-- Task goal --
Please write the following entries out once more, exactly.

BEGIN Data extract

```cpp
inline hipStream_t S(void* s) { return static_cast<hipStream_t>(s); }

vxg_status use_device(vxg_ctx* ctx);
vxg_status status_of_err_word(uint32_t err);

inline bool is_string(const vxg_array& a) { return a.dtype == VXG_DTYPE_UTF8 || a.dtype == VXG_DTYPE_BINARY; }

struct PlanBatch {
    struct Run {
        int w;
        RunEndChunk c;
        bool indep;
    };
    std::vector<VarBinChunk> dicts;
    std::vector<K1Job> jobs;
    std::vector<Run> runs;
    std::vector<FsstChunk> fssts;
    bool empty() const { return dicts.empty() && jobs.empty() && runs.empty() && fssts.empty(); }
};

vxg_status make_k1_job(int T, unsigned W, unsigned offset, uint64_t len, const void* packed, uint64_t packed_bytes,
                       Epi epi, int vw, const UnpackArgs& a, void* out, K1Job& j);
vxg_status launch_k1_jobs(std::vector<K1Job>& jobs, uint32_t* err, hipStream_t s, DevTables* dt, const PatchCol* patch);
vxg_status launch_runs(std::vector<RunEndChunk> runs, int w, uint32_t* err, hipStream_t s, DevTables* dt);
vxg_status launch_varbin_dicts(const std::vector<VarBinChunk>& dicts, uint32_t* err, hipStream_t s, DevTables* dt);
vxg_status flush_plan_batch(PlanBatch& b, uint32_t* err, hipStream_t s, DevTables* dt);

struct PatchJob {
    const vxg_array* sp;
    int T;
    Epi epi;
    int vw;
    UnpackArgs a;
    void* dst;
    uint64_t out_len;
};
struct K1Sink { std::vector<K1Job>& jobs; std::vector<PatchJob>& patches; };

class Planner {
  public:
    Planner(vxg_ctx* ctx, hipStream_t s, DevTables* plan = nullptr, PlanBatch* batch = nullptr)
        : ctx_(ctx), s_(s), plan_(plan), batch_(batch) {}
    ~Planner() {
        for (void* p : temps_) (void)hipFreeAsync(p, s_);
    }

    vxg_status canonical(const vxg_array& a, vxg_canonical& out);
    vxg_status take(const vxg_array& a, const void* idx, int iw, bool isg, uint64_t n, uint32_t flags, vxg_canonical& out,
                    vxg_take_info& info);
    vxg_status filter(const vxg_array& a, const vxg_array& pred, vxg_canonical& out);
    vxg_status compare(const vxg_array& a, int op, uint64_t scalar_bits, uint32_t flags, vxg_canonical& out,
                       vxg_compare_info& info);
    vxg_status compare_bytes(const vxg_array& a, int op, const void* scalar_host, uint64_t scalar_len, uint32_t flags,
                             vxg_canonical& out, vxg_compare_bytes_info& info);
    vxg_status row_filter(const vxg_predicate* preds, uint32_t n_preds, uint32_t flags, vxg_canonical& out,
                          uint64_t* count_dev, vxg_row_filter_info& info);
    vxg_status canonical_size(const vxg_array& a, uint64_t& vb, uint64_t& db);
    vxg_status string_layout(const vxg_array& a, std::vector<vxg_data_buffer>& bufs, uint64_t& extent);
    static vxg_status string_buffer_count(const vxg_array& a, uint32_t& n);

  private:
    vxg_ctx* ctx_;
    hipStream_t s_;
    std::vector<void*> temps_;
    DevTables* plan_ = nullptr;
    PlanBatch* batch_ = nullptr;
    const vxg_array* root_ = nullptr;
    bool defer(const vxg_array& a) const { return batch_ && &a == root_; }
    bool k1_fusable(const vxg_array& c) const;

    vxg_status temp(uint64_t bytes, void** p) {
        if (bytes == 0) bytes = 16;
        if (plan_) {
            VXG_TRY(hip_check(hipMalloc(p, (bytes + 15) & ~15ull), "hipMalloc (plan temporary)"));
            plan_->allocs.push_back(*p);
            return VXG_OK;
        }
        VXG_TRY(hip_check(hipMallocAsync(p, (bytes + 15) & ~15ull, s_), "hipMallocAsync"));
        temps_.push_back(*p);
        return VXG_OK;
    }

    static bool is_primitive_dtype(const vxg_array& a) { return a.dtype == VXG_DTYPE_PRIMITIVE; }
    static int width(const vxg_array& a) { return ptype_width(a.ptype); }

    const vxg_buffer* buf(const vxg_array& a, uint32_t i) const {
        return i < a.n_buffers ? &a.buffers[i] : nullptr;
    }
    const vxg_array* child(const vxg_array& a, uint32_t i) const {
        return i < a.n_children ? &a.children[i] : nullptr;
    }

    vxg_status decode_into(const vxg_array& a, void* dst, K1Sink* sink = nullptr);
    vxg_status view_primitive(const vxg_array& a, const void** p);
    vxg_status int_column(const vxg_array& a, IntCol& c);
    vxg_status packed_column(const vxg_array& a, IntCol& c, bool* packed);
    vxg_status runend_column(const vxg_array& a, bool in_place, IntCol& c);

    vxg_status describe_bitpacked(const vxg_array& bp, Epi epi, int vw, UnpackArgs& a, void* dst, K1Job& j,
                                  const vxg_array** patches);
    vxg_status submit_k1(const K1Job& j, const vxg_array* patches, const UnpackArgs& a, K1Sink* sink, const PatchCol* fused);
    vxg_status decode_bitpacked(const vxg_array& bp, Epi epi, int vw, UnpackArgs a, void* dst, K1Sink* sink);
    bool patch_fusable(const vxg_array& sparse, int value_width) const;
    vxg_status sparse_patch_col(const vxg_array& sparse, PatchCol& pc);
    vxg_status apply_sparse_patches(const vxg_array& sparse, int T, Epi epi, int vw, const UnpackArgs& a,
                                    void* dst, uint64_t out_len);
    vxg_status decode_alp(const vxg_array& a, void* dst, K1Sink* sink);
    vxg_status decode_dict_primitive(const vxg_array& a, void* dst, K1Sink* sink);
    vxg_status decode_chunked_primitive(const vxg_array& a, void* dst);
    vxg_status decode_alprd(const vxg_array& a, void* dst);
    vxg_status decode_sparse_values(const vxg_array& a, void* dst);

    vxg_take_info* tinfo_ = nullptr;
    vxg_status take_values(const vxg_array& a, const void* idx, int iw, bool isg, uint64_t n, void* dst);
    vxg_status take_codes(const vxg_array& codes, const void* idx, int iw, bool isg, uint64_t n, void* dst);
    vxg_status take_validity(const vxg_array& a, const void* idx, int iw, bool isg, uint64_t n, vxg_canonical& out);
    vxg_status take_strings(const vxg_array& a, const void* idx, int iw, bool isg, uint64_t n, bool force,
                            vxg_canonical& out, vxg_take_info& info);
    vxg_status take_patches(const vxg_array& sp, TakePatches& p);
    struct CmpFused {
        const vxg_array* arr;
        const vxg_array* bp;
        const vxg_array* outer;
        int T, ck;
        Epi epi;
        EpiParams ep;
        CmpChunk d;
        bool excl;
    };
    vxg_status compare_shape(const vxg_array& a, uint64_t out_bit, CmpFused& f, bool* fused);
// ... 24 lines not shown
```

END Data extract

-- Result --
```cpp
inline hipStream_t S(void* s) { return static_cast<hipStream_t>(s); }

vxg_status use_device(vxg_ctx* ctx);
vxg_status status_of_err_word(uint32_t err);

inline bool is_string(const vxg_array& a) { return a.dtype == VXG_DTYPE_UTF8 || a.dtype == VXG_DTYPE_BINARY; }

struct PlanBatch {
    struct Run {
        int w;
        RunEndChunk c;
        bool indep;
    };
    std::vector<VarBinChunk> dicts;
    std::vector<K1Job> jobs;
    std::vector<Run> runs;
    std::vector<FsstChunk> fssts;
    bool empty() const { return dicts.empty() && jobs.empty() && runs.empty() && fssts.empty(); }
};

vxg_status make_k1_job(int T, unsigned W, unsigned offset, uint64_t len, const void* packed, uint64_t packed_bytes,
                       Epi epi, int vw, const UnpackArgs& a, void* out, K1Job& j);
vxg_status launch_k1_jobs(std::vector<K1Job>& jobs, uint32_t* err, hipStream_t s, DevTables* dt, const PatchCol* patch);
vxg_status launch_runs(std::vector<RunEndChunk> runs, int w, uint32_t* err, hipStream_t s, DevTables* dt);
vxg_status launch_varbin_dicts(const std::vector<VarBinChunk>& dicts, uint32_t* err, hipStream_t s, DevTables* dt);
vxg_status flush_plan_batch(PlanBatch& b, uint32_t* err, hipStream_t s, DevTables* dt);

struct PatchJob {
    const vxg_array* sp;
    int T;
    Epi epi;
    int vw;
    UnpackArgs a;
    void* dst;
    uint64_t out_len;
};
struct K1Sink { std::vector<K1Job>& jobs; std::vector<PatchJob>& patches; };

class Planner {
  public:
    Planner(vxg_ctx* ctx, hipStream_t s, DevTables* plan = nullptr, PlanBatch* batch = nullptr)
        : ctx_(ctx), s_(s), plan_(plan), batch_(batch) {}
    ~Planner() {
        for (void* p : temps_) (void)hipFreeAsync(p, s_);
    }

    vxg_status canonical(const vxg_array& a, vxg_canonical& out);
    vxg_status take(const vxg_array& a, const void* idx, int iw, bool isg, uint64_t n, uint32_t flags, vxg_canonical& out,
                    vxg_take_info& info);
    vxg_status filter(const vxg_array& a, const vxg_array& pred, vxg_canonical& out);
    vxg_status compare(const vxg_array& a, int op, uint64_t scalar_bits, uint32_t flags, vxg_canonical& out,
                       vxg_compare_info& info);
    vxg_status compare_bytes(const vxg_array& a, int op, const void* scalar_host, uint64_t scalar_len, uint32_t flags,
                             vxg_canonical& out, vxg_compare_bytes_info& info);
    vxg_status row_filter(const vxg_predicate* preds, uint32_t n_preds, uint32_t flags, vxg_canonical& out,
                          uint64_t* count_dev, vxg_row_filter_info& info);
    vxg_status canonical_size(const vxg_array& a, uint64_t& vb, uint64_t& db);
    vxg_status string_layout(const vxg_array& a, std::vector<vxg_data_buffer>& bufs, uint64_t& extent);
    static vxg_status string_buffer_count(const vxg_array& a, uint32_t& n);

  private:
    vxg_ctx* ctx_;
    hipStream_t s_;
    std::vector<void*> temps_;
    DevTables* plan_ = nullptr;
    PlanBatch* batch_ = nullptr;
    const vxg_array* root_ = nullptr;
    bool defer(const vxg_array& a) const { return batch_ && &a == root_; }
    bool k1_fusable(const vxg_array& c) const;

    vxg_status temp(uint64_t bytes, void** p) {
        if (bytes == 0) bytes = 16;
        if (plan_) {
            VXG_TRY(hip_check(hipMalloc(p, (bytes + 15) & ~15ull), "hipMalloc (plan temporary)"));
            plan_->allocs.push_back(*p);
            return VXG_OK;
        }
        VXG_TRY(hip_check(hipMallocAsync(p, (bytes + 15) & ~15ull, s_), "hipMallocAsync"));
        temps_.push_back(*p);
        return VXG_OK;
    }

    static bool is_primitive_dtype(const vxg_array& a) { return a.dtype == VXG_DTYPE_PRIMITIVE; }
    static int width(const vxg_array& a) { return ptype_width(a.ptype); }

    const vxg_buffer* buf(const vxg_array& a, uint32_t i) const {
        return i < a.n_buffers ? &a.buffers[i] : nullptr;
    }
    const vxg_array* child(const vxg_array& a, uint32_t i) const {
        return i < a.n_children ? &a.children[i] : nullptr;
    }

    vxg_status decode_into(const vxg_array& a, void* dst, K1Sink* sink = nullptr);
    vxg_status view_primitive(const vxg_array& a, const void** p);
    vxg_status int_column(const vxg_array& a, IntCol& c);
    vxg_status packed_column(const vxg_array& a, IntCol& c, bool* packed);
    vxg_status runend_column(const vxg_array& a, bool in_place, IntCol& c);

    vxg_status describe_bitpacked(const vxg_array& bp, Epi epi, int vw, UnpackArgs& a, void* dst, K1Job& j,
                                  const vxg_array** patches);
    vxg_status submit_k1(const K1Job& j, const vxg_array* patches, const UnpackArgs& a, K1Sink* sink, const PatchCol* fused);
    vxg_status decode_bitpacked(const vxg_array& bp, Epi epi, int vw, UnpackArgs a, void* dst, K1Sink* sink);
    bool patch_fusable(const vxg_array& sparse, int value_width) const;
    vxg_status sparse_patch_col(const vxg_array& sparse, PatchCol& pc);
    vxg_status apply_sparse_patches(const vxg_array& sparse, int T, Epi epi, int vw, const UnpackArgs& a,
                                    void* dst, uint64_t out_len);
    vxg_status decode_alp(const vxg_array& a, void* dst, K1Sink* sink);
    vxg_status decode_dict_primitive(const vxg_array& a, void* dst, K1Sink* sink);
    vxg_status decode_chunked_primitive(const vxg_array& a, void* dst);
    vxg_status decode_alprd(const vxg_array& a, void* dst);
    vxg_status decode_sparse_values(const vxg_array& a, void* dst);

    vxg_take_info* tinfo_ = nullptr;
    vxg_status take_values(const vxg_array& a, const void* idx, int iw, bool isg, uint64_t n, void* dst);
    vxg_status take_codes(const vxg_array& codes, const void* idx, int iw, bool isg, uint64_t n, void* dst);
    vxg_status take_validity(const vxg_array& a, const void* idx, int iw, bool isg, uint64_t n, vxg_canonical& out);
    vxg_status take_strings(const vxg_array& a, const void* idx, int iw, bool isg, uint64_t n, bool force,
                            vxg_canonical& out, vxg_take_info& info);
    vxg_status take_patches(const vxg_array& sp, TakePatches& p);
    struct CmpFused {
        const vxg_array* arr;
        const vxg_array* bp;
        const vxg_array* outer;
        int T, ck;
        Epi epi;
        EpiParams ep;
        CmpChunk d;
        bool excl;
    };
    vxg_status compare_shape(const vxg_array& a, uint64_t out_bit, CmpFused& f, bool* fused);
// ... 24 lines not shown
```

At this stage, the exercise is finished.